*** Dataset content ***

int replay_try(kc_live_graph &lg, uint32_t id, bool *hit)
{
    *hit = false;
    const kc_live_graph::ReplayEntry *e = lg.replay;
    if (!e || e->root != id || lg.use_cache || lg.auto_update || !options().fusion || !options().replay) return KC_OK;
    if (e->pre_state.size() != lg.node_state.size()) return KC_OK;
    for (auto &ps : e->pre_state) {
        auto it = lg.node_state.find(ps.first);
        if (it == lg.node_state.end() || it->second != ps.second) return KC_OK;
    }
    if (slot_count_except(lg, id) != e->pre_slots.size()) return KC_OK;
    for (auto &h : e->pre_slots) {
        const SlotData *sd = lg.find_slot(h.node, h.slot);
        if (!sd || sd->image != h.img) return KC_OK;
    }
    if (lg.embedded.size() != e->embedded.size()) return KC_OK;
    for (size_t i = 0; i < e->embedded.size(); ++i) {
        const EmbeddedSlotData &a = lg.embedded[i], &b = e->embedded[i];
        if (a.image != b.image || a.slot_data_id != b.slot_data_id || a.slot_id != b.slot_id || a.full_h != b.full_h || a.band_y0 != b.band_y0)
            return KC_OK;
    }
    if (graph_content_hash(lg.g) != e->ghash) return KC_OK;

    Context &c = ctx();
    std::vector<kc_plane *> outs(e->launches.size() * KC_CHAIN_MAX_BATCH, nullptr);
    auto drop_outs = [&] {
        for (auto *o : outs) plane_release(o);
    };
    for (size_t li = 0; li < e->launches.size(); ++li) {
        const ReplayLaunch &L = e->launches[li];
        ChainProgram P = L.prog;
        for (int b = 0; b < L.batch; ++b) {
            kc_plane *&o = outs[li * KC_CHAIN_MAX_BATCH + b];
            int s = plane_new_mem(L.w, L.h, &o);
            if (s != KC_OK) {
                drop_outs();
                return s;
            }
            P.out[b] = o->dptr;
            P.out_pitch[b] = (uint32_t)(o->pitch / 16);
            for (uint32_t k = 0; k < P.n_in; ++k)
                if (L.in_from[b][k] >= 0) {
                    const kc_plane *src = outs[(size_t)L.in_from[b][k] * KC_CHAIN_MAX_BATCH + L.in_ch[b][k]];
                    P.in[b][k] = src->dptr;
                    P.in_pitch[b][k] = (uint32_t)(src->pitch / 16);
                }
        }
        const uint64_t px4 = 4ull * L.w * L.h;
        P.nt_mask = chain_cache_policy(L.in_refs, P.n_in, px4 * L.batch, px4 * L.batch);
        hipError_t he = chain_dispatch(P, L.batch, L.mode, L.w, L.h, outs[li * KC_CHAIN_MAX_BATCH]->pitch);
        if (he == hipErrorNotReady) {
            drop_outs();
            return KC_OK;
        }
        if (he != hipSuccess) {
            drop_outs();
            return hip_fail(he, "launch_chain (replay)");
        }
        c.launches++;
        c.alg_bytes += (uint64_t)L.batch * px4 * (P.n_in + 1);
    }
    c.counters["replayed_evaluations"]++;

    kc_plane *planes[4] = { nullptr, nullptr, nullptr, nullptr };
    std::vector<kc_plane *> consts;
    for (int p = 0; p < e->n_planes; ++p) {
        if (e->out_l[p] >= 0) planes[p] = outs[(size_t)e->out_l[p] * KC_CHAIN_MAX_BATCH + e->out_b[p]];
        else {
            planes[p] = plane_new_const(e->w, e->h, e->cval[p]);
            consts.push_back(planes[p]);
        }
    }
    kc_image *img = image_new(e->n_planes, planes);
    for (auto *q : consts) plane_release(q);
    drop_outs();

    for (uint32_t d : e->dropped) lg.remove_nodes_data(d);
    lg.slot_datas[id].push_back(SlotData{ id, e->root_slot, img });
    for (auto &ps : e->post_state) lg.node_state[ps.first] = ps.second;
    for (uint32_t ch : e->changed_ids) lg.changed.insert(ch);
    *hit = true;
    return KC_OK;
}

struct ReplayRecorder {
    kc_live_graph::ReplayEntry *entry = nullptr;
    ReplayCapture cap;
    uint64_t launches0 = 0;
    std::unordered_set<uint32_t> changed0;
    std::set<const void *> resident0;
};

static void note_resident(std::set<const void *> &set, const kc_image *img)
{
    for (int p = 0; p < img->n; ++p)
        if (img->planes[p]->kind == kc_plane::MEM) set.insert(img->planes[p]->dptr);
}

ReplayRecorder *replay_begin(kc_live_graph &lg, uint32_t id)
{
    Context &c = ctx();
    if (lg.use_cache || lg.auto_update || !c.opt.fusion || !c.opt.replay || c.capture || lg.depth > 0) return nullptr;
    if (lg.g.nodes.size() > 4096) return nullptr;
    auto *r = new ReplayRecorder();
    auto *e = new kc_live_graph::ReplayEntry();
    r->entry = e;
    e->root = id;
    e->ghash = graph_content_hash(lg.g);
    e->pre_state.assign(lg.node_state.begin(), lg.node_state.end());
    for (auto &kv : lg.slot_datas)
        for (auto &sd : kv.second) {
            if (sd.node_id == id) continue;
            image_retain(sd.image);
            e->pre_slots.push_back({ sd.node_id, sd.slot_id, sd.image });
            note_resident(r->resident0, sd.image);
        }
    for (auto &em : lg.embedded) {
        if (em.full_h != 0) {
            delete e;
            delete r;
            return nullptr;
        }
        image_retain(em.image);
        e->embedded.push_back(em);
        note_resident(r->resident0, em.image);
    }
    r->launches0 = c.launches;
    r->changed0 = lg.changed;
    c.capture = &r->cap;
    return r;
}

***
*** Dataset content ***

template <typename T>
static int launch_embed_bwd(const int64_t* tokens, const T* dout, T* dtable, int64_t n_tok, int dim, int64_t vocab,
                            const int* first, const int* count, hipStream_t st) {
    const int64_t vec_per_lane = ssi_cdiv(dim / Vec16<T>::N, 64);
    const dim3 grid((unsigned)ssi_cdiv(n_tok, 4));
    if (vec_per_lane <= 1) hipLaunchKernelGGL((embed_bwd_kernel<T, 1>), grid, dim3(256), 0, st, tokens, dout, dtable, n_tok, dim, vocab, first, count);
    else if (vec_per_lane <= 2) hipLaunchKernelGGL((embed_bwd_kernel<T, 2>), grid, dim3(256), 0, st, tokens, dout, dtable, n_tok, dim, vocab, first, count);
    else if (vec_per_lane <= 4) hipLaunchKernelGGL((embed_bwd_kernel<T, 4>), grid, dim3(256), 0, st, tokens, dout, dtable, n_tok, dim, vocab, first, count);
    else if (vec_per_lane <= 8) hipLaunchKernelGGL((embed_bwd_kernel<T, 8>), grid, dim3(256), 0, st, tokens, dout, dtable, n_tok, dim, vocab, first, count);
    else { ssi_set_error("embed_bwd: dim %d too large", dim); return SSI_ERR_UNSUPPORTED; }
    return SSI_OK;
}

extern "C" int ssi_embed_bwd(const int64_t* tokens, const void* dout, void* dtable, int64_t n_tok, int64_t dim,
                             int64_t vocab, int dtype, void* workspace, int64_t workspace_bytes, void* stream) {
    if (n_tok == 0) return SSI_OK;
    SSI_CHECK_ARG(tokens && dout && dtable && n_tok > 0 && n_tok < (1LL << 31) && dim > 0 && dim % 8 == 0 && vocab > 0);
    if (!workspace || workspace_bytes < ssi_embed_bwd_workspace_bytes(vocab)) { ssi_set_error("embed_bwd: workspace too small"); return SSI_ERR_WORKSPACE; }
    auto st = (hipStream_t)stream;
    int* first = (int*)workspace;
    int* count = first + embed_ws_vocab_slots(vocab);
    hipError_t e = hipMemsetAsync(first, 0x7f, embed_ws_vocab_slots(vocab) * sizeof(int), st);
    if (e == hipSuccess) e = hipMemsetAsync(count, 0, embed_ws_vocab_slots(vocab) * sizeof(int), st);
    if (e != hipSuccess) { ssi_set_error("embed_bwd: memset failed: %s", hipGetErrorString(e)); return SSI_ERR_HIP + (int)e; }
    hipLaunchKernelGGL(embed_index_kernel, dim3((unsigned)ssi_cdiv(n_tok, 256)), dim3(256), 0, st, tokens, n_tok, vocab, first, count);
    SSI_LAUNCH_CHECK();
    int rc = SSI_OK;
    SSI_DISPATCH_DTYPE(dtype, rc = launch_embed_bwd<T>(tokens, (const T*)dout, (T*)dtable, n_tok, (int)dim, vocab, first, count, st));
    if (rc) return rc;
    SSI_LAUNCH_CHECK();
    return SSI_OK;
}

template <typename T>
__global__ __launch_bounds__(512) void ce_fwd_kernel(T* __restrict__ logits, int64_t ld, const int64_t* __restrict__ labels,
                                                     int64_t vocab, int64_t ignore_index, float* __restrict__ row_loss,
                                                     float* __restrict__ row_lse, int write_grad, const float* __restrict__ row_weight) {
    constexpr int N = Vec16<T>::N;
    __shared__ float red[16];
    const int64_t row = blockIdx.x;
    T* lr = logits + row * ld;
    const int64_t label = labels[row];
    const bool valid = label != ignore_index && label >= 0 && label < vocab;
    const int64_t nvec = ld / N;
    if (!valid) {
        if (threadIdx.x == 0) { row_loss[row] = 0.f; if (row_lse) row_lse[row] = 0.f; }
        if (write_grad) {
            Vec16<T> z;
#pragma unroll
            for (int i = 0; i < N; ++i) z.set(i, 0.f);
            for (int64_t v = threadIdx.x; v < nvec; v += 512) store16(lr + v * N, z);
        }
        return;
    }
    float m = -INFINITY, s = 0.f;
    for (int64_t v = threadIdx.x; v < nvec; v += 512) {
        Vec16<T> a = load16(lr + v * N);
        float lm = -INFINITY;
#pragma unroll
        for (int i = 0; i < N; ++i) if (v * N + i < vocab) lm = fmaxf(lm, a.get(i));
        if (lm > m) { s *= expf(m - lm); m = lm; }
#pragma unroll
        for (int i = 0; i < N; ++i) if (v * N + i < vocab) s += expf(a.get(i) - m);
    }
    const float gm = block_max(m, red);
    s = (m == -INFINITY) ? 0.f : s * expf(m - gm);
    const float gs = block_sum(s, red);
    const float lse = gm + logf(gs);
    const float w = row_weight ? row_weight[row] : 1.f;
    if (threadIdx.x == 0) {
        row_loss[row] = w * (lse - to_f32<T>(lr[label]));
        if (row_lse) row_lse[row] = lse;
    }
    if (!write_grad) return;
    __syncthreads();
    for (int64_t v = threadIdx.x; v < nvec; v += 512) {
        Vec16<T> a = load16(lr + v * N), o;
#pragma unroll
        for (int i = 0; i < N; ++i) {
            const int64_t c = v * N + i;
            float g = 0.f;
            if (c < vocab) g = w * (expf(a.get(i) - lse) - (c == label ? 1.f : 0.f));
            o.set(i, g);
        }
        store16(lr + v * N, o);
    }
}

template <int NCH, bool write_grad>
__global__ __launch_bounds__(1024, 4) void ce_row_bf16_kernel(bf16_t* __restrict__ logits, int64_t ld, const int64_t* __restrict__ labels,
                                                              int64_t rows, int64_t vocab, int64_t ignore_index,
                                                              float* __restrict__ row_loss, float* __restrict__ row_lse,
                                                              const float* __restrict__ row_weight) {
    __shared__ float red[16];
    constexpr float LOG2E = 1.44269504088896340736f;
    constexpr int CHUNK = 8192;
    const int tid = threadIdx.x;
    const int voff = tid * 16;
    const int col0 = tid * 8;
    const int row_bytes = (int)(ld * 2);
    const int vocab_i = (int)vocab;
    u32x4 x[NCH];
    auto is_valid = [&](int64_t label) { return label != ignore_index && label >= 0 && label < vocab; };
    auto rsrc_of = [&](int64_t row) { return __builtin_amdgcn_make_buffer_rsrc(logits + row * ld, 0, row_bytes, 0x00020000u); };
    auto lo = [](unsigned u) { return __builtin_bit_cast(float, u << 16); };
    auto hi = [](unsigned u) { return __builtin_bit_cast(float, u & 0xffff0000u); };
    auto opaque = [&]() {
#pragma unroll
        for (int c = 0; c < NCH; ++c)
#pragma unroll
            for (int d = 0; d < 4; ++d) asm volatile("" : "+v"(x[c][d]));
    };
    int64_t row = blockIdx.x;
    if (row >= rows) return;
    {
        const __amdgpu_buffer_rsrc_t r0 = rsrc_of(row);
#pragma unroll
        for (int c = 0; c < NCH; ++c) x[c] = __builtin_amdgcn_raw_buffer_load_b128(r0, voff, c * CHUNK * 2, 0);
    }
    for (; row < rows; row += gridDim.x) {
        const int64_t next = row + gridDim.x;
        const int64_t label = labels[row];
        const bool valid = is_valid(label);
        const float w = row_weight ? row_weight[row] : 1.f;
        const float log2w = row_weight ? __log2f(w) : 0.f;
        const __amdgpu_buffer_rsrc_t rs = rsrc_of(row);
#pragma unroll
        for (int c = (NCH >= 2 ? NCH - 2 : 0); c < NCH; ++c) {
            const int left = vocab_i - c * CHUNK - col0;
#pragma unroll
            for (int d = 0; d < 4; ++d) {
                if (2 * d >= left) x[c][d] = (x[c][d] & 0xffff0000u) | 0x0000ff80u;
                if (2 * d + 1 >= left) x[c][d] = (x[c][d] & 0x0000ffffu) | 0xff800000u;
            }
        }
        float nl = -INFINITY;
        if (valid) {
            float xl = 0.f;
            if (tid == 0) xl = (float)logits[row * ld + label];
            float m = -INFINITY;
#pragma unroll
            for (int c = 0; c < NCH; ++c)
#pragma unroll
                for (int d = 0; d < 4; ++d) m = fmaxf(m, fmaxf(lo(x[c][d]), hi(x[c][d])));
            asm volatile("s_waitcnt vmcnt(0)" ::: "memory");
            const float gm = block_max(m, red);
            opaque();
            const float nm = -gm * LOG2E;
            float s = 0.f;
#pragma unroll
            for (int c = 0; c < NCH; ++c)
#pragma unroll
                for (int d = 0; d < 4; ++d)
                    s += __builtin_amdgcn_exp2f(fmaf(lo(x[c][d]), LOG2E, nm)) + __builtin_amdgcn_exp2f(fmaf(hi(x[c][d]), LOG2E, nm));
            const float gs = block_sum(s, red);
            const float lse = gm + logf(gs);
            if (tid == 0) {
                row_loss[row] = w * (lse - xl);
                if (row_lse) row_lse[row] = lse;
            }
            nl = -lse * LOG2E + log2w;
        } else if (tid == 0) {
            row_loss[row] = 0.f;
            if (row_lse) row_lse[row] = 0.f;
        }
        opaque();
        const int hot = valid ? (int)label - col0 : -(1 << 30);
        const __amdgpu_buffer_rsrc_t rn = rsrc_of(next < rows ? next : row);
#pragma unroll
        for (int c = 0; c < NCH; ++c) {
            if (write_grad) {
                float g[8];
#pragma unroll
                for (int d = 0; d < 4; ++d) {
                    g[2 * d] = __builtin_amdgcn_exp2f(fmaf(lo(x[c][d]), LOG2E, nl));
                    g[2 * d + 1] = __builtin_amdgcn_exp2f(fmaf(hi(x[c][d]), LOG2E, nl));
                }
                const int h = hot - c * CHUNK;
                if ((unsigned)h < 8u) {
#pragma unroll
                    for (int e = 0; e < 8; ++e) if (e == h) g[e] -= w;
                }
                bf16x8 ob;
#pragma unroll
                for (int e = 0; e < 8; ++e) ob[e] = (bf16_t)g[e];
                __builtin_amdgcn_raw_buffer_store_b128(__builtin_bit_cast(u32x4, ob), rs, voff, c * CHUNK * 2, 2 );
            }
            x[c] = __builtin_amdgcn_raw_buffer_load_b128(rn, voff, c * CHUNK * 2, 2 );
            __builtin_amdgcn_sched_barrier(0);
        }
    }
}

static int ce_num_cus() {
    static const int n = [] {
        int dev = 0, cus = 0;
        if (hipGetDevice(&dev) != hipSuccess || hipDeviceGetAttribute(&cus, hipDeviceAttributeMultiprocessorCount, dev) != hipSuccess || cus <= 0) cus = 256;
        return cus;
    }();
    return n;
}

***

Requirement ▸ Lines in the material above that include the string "constexpr" should be listed.

Response ▸
    constexpr int N = Vec16<T>::N;
    constexpr float LOG2E = 1.44269504088896340736f;
    constexpr int CHUNK = 8192;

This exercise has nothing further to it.